static int launch_bsr(sw_engine* h, const EllOp& op, int mode, const cplx* X, const cplx* B, cplx* Y,
                      int nbp, int cat, cplx w) {
  const int RT = op.bsr_RT > 0 ? op.bsr_RT : op.nrows / 16;
  int NT = h->mfma_tiles;
  if (h->mfma_small_tiles > 0 && (long long)RT * ((2 * nbp) / (16 * NT)) < 4096)
    NT = h->mfma_small_tiles;
  const int bmap = (cat == T_COARSEST) ? h->dense_map : h->bsr_map, msub = h->bsr_sub;
  const int RBn = (RT + SW_WAVES_PER_BLOCK - 1) / SW_WAVES_PER_BLOCK, NCn = (2 * nbp) / (16 * NT);
  const int want = (cat == T_COARSEST) ? h->dense_stages : h->bsr_stages;
  const int stages = (want >= 8 && op.bsr_KS % 8 == 0) ? 8 : ((want >= 4 && op.bsr_KS % 4 == 0) ? 4 : 2);
  dim3 grid = (bmap == 0) ? dim3(RBn, NCn) : dim3(RBn * NCn);
  const int n1 = h->hier[h->solver_hid].nlevels > 1 ? h->hier[h->solver_hid].lv[1].n : 0;
  const int cls = cat == T_COARSEST ? T_MFMA_DENSE
                                    : (cat == T_MVM ? (op.nrows == n1 || n1 == 0 ? T_MFMA_OP : T_MFMA_OP2)
                                                    : cat);
  if (h->profiling) h->twork[cls] += 512.0 * (double)RT * (double)op.bsr_KS * (double)nbp;
  const int dl_kb = 4;
  if (h->mfma_3m && h->dense_lds > 0 && cat == T_COARSEST && mode == 0 && op.dense_uniform &&
      RT % h->dense_lds == 0 && op.bsr_KS % (dl_kb * SW_DL_DEPTH) == 0 && op.bsr_KS >= 2 * dl_kb * SW_DL_DEPTH &&
      (nbp & 31) == 0 && X != Y) {
    return pick<4, 2>(h->dense_lds, [&](auto RTW) {
      return launch(h, cls, swk::k_dense_mfma3_lds<RTW, dl_kb>, dim3((RT / RTW) * (nbp / 32)), dim3(128 * RTW),
                    (const cplx*)op.bsr_vals, (const int*)op.bsr_kcol, op.bsr_KS, RT, X, Y, nbp,
                    (const int*)op.bsr_tmap);
    });
  }
  if (h->mfma_3m) {
    int NT3 = 1;
    if (cat != T_COARSEST && (long long)RT * (nbp / 32) >= 16384) NT3 = 2;
    if (h->mfma3_tiles == 1 || h->mfma3_tiles == 2 || h->mfma3_tiles == 4) NT3 = h->mfma3_tiles;
    while (NT3 > 1 && nbp % (16 * NT3)) NT3 >>= 1;
    const int NC3 = nbp / (16 * NT3);
    const dim3 grid3(RBn * NC3);
    const bool ntio3 = h->bsr_nt && cat != T_COARSEST;
    const int xr = (op.bsr_diag_last && h->bsr_xreg) ? 1 : 0;
    const int bm3 = (bmap == 0) ? 0 : bmap;
    auto b3 = [&](auto MD, auto NTT, auto NTB, auto SG) {
      return launch(h, cls, swk::k_bsr_mfma3<MD, NTT, NTB, SG>, grid3, dim3(SW_BLOCK), (const cplx*)op.bsr_vals,
                    (const int*)op.bsr_kcol, op.bsr_KS, RT, X, B, Y, nbp, w, bm3, msub, (const int*)op.bsr_tmap, xr);
    };
    if (!ntio3 && mode == 0 && want >= 16 && NT3 == 1 && op.bsr_KS % 16 == 0)
      return b3(IntC<0>{}, IntC<1>{}, IntC<0>{}, IntC<16>{});
    if (!ntio3 && mode == 0 && want >= 8)
      return pick<4, 2, 1>(NT3, [&](auto NTT) { return b3(IntC<0>{}, NTT, IntC<0>{}, IntC<8>{}); });
    return pick<0, 1, 3>(mode, [&](auto MD) {
      return pick<4, 2, 1>(NT3, [&](auto NTT) {
        return pick<0, 1>(ntio3, [&](auto NTB) { return b3(MD, NTT, NTB, IntC<4>{}); });
      });
    });
  }
  const bool ntio = h->bsr_nt && cat != T_COARSEST;
  const int xr = (op.bsr_diag_last && h->bsr_xreg) ? 1 : 0;
  return pick<0, 1, 3>(mode, [&](auto MD) {
    return pick<2, 4>(NT, [&](auto NTT) {
      return pick<0, 1>(ntio, [&](auto NTB) {
        return pick<8, 4, 2>(stages, [&](auto SG) {
          return launch(h, cls, swk::k_bsr_mfma<MD, NTT, NTB, SG>, grid, dim3(SW_BLOCK), (const cplx*)op.bsr_vals,
                        (const int*)op.bsr_kcol, op.bsr_KS, RT, (const double*)X, (const double*)B, (double*)Y,
                        2 * nbp, nbp, w, bmap, msub, (const int*)op.bsr_tmap, xr);
        });
      });
    });
  });
// ... 8 lines not shown
  const dim3 grid((ng + SW_WAVES_PER_BLOCK - 1) / SW_WAVES_PER_BLOCK, nbp / 64);
  if (op.G != 1 && op.G != 2 && op.G != 4 && op.G != 8 && op.G != 16)
    return sw_fail(h, "unsupported ELL group size %d", op.G);
  return pick<1, 2, 4, 8, 16>(op.G, [&](auto G) {
    return pick<0, 1, 2, 3>(mode, [&](auto MODE) {
      return launch(h, cat, swk::k_ell<G, MODE, T>, grid, dim3(SW_BLOCK), (const int*)op.cols, vals, op.K, ng, ord,
                    X, B, Y, nbp, w);
    });
  });
}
|---|
- _Work task_
Write out every record exactly as it appears above.

- _Response_
static int launch_bsr(sw_engine* h, const EllOp& op, int mode, const cplx* X, const cplx* B, cplx* Y,
                      int nbp, int cat, cplx w) {
  const int RT = op.bsr_RT > 0 ? op.bsr_RT : op.nrows / 16;
  int NT = h->mfma_tiles;
  if (h->mfma_small_tiles > 0 && (long long)RT * ((2 * nbp) / (16 * NT)) < 4096)
    NT = h->mfma_small_tiles;
  const int bmap = (cat == T_COARSEST) ? h->dense_map : h->bsr_map, msub = h->bsr_sub;
  const int RBn = (RT + SW_WAVES_PER_BLOCK - 1) / SW_WAVES_PER_BLOCK, NCn = (2 * nbp) / (16 * NT);
  const int want = (cat == T_COARSEST) ? h->dense_stages : h->bsr_stages;
  const int stages = (want >= 8 && op.bsr_KS % 8 == 0) ? 8 : ((want >= 4 && op.bsr_KS % 4 == 0) ? 4 : 2);
  dim3 grid = (bmap == 0) ? dim3(RBn, NCn) : dim3(RBn * NCn);
  const int n1 = h->hier[h->solver_hid].nlevels > 1 ? h->hier[h->solver_hid].lv[1].n : 0;
  const int cls = cat == T_COARSEST ? T_MFMA_DENSE
                                    : (cat == T_MVM ? (op.nrows == n1 || n1 == 0 ? T_MFMA_OP : T_MFMA_OP2)
                                                    : cat);
  if (h->profiling) h->twork[cls] += 512.0 * (double)RT * (double)op.bsr_KS * (double)nbp;
  const int dl_kb = 4;
  if (h->mfma_3m && h->dense_lds > 0 && cat == T_COARSEST && mode == 0 && op.dense_uniform &&
      RT % h->dense_lds == 0 && op.bsr_KS % (dl_kb * SW_DL_DEPTH) == 0 && op.bsr_KS >= 2 * dl_kb * SW_DL_DEPTH &&
      (nbp & 31) == 0 && X != Y) {
    return pick<4, 2>(h->dense_lds, [&](auto RTW) {
      return launch(h, cls, swk::k_dense_mfma3_lds<RTW, dl_kb>, dim3((RT / RTW) * (nbp / 32)), dim3(128 * RTW),
                    (const cplx*)op.bsr_vals, (const int*)op.bsr_kcol, op.bsr_KS, RT, X, Y, nbp,
                    (const int*)op.bsr_tmap);
    });
  }
  if (h->mfma_3m) {
    int NT3 = 1;
    if (cat != T_COARSEST && (long long)RT * (nbp / 32) >= 16384) NT3 = 2;
    if (h->mfma3_tiles == 1 || h->mfma3_tiles == 2 || h->mfma3_tiles == 4) NT3 = h->mfma3_tiles;
    while (NT3 > 1 && nbp % (16 * NT3)) NT3 >>= 1;
    const int NC3 = nbp / (16 * NT3);
    const dim3 grid3(RBn * NC3);
    const bool ntio3 = h->bsr_nt && cat != T_COARSEST;
    const int xr = (op.bsr_diag_last && h->bsr_xreg) ? 1 : 0;
    const int bm3 = (bmap == 0) ? 0 : bmap;
    auto b3 = [&](auto MD, auto NTT, auto NTB, auto SG) {
      return launch(h, cls, swk::k_bsr_mfma3<MD, NTT, NTB, SG>, grid3, dim3(SW_BLOCK), (const cplx*)op.bsr_vals,
                    (const int*)op.bsr_kcol, op.bsr_KS, RT, X, B, Y, nbp, w, bm3, msub, (const int*)op.bsr_tmap, xr);
    };
    if (!ntio3 && mode == 0 && want >= 16 && NT3 == 1 && op.bsr_KS % 16 == 0)
      return b3(IntC<0>{}, IntC<1>{}, IntC<0>{}, IntC<16>{});
    if (!ntio3 && mode == 0 && want >= 8)
      return pick<4, 2, 1>(NT3, [&](auto NTT) { return b3(IntC<0>{}, NTT, IntC<0>{}, IntC<8>{}); });
    return pick<0, 1, 3>(mode, [&](auto MD) {
      return pick<4, 2, 1>(NT3, [&](auto NTT) {
        return pick<0, 1>(ntio3, [&](auto NTB) { return b3(MD, NTT, NTB, IntC<4>{}); });
      });
    });
  }
  const bool ntio = h->bsr_nt && cat != T_COARSEST;
  const int xr = (op.bsr_diag_last && h->bsr_xreg) ? 1 : 0;
  return pick<0, 1, 3>(mode, [&](auto MD) {
    return pick<2, 4>(NT, [&](auto NTT) {
      return pick<0, 1>(ntio, [&](auto NTB) {
        return pick<8, 4, 2>(stages, [&](auto SG) {
          return launch(h, cls, swk::k_bsr_mfma<MD, NTT, NTB, SG>, grid, dim3(SW_BLOCK), (const cplx*)op.bsr_vals,
                        (const int*)op.bsr_kcol, op.bsr_KS, RT, (const double*)X, (const double*)B, (double*)Y,
                        2 * nbp, nbp, w, bmap, msub, (const int*)op.bsr_tmap, xr);
        });
      });
    });
  });
// ... 8 lines not shown
  const dim3 grid((ng + SW_WAVES_PER_BLOCK - 1) / SW_WAVES_PER_BLOCK, nbp / 64);
  if (op.G != 1 && op.G != 2 && op.G != 4 && op.G != 8 && op.G != 16)
    return sw_fail(h, "unsupported ELL group size %d", op.G);
  return pick<1, 2, 4, 8, 16>(op.G, [&](auto G) {
    return pick<0, 1, 2, 3>(mode, [&](auto MODE) {
      return launch(h, cat, swk::k_ell<G, MODE, T>, grid, dim3(SW_BLOCK), (const int*)op.cols, vals, op.K, ng, ord,
                    X, B, Y, nbp, w);
    });
  });
}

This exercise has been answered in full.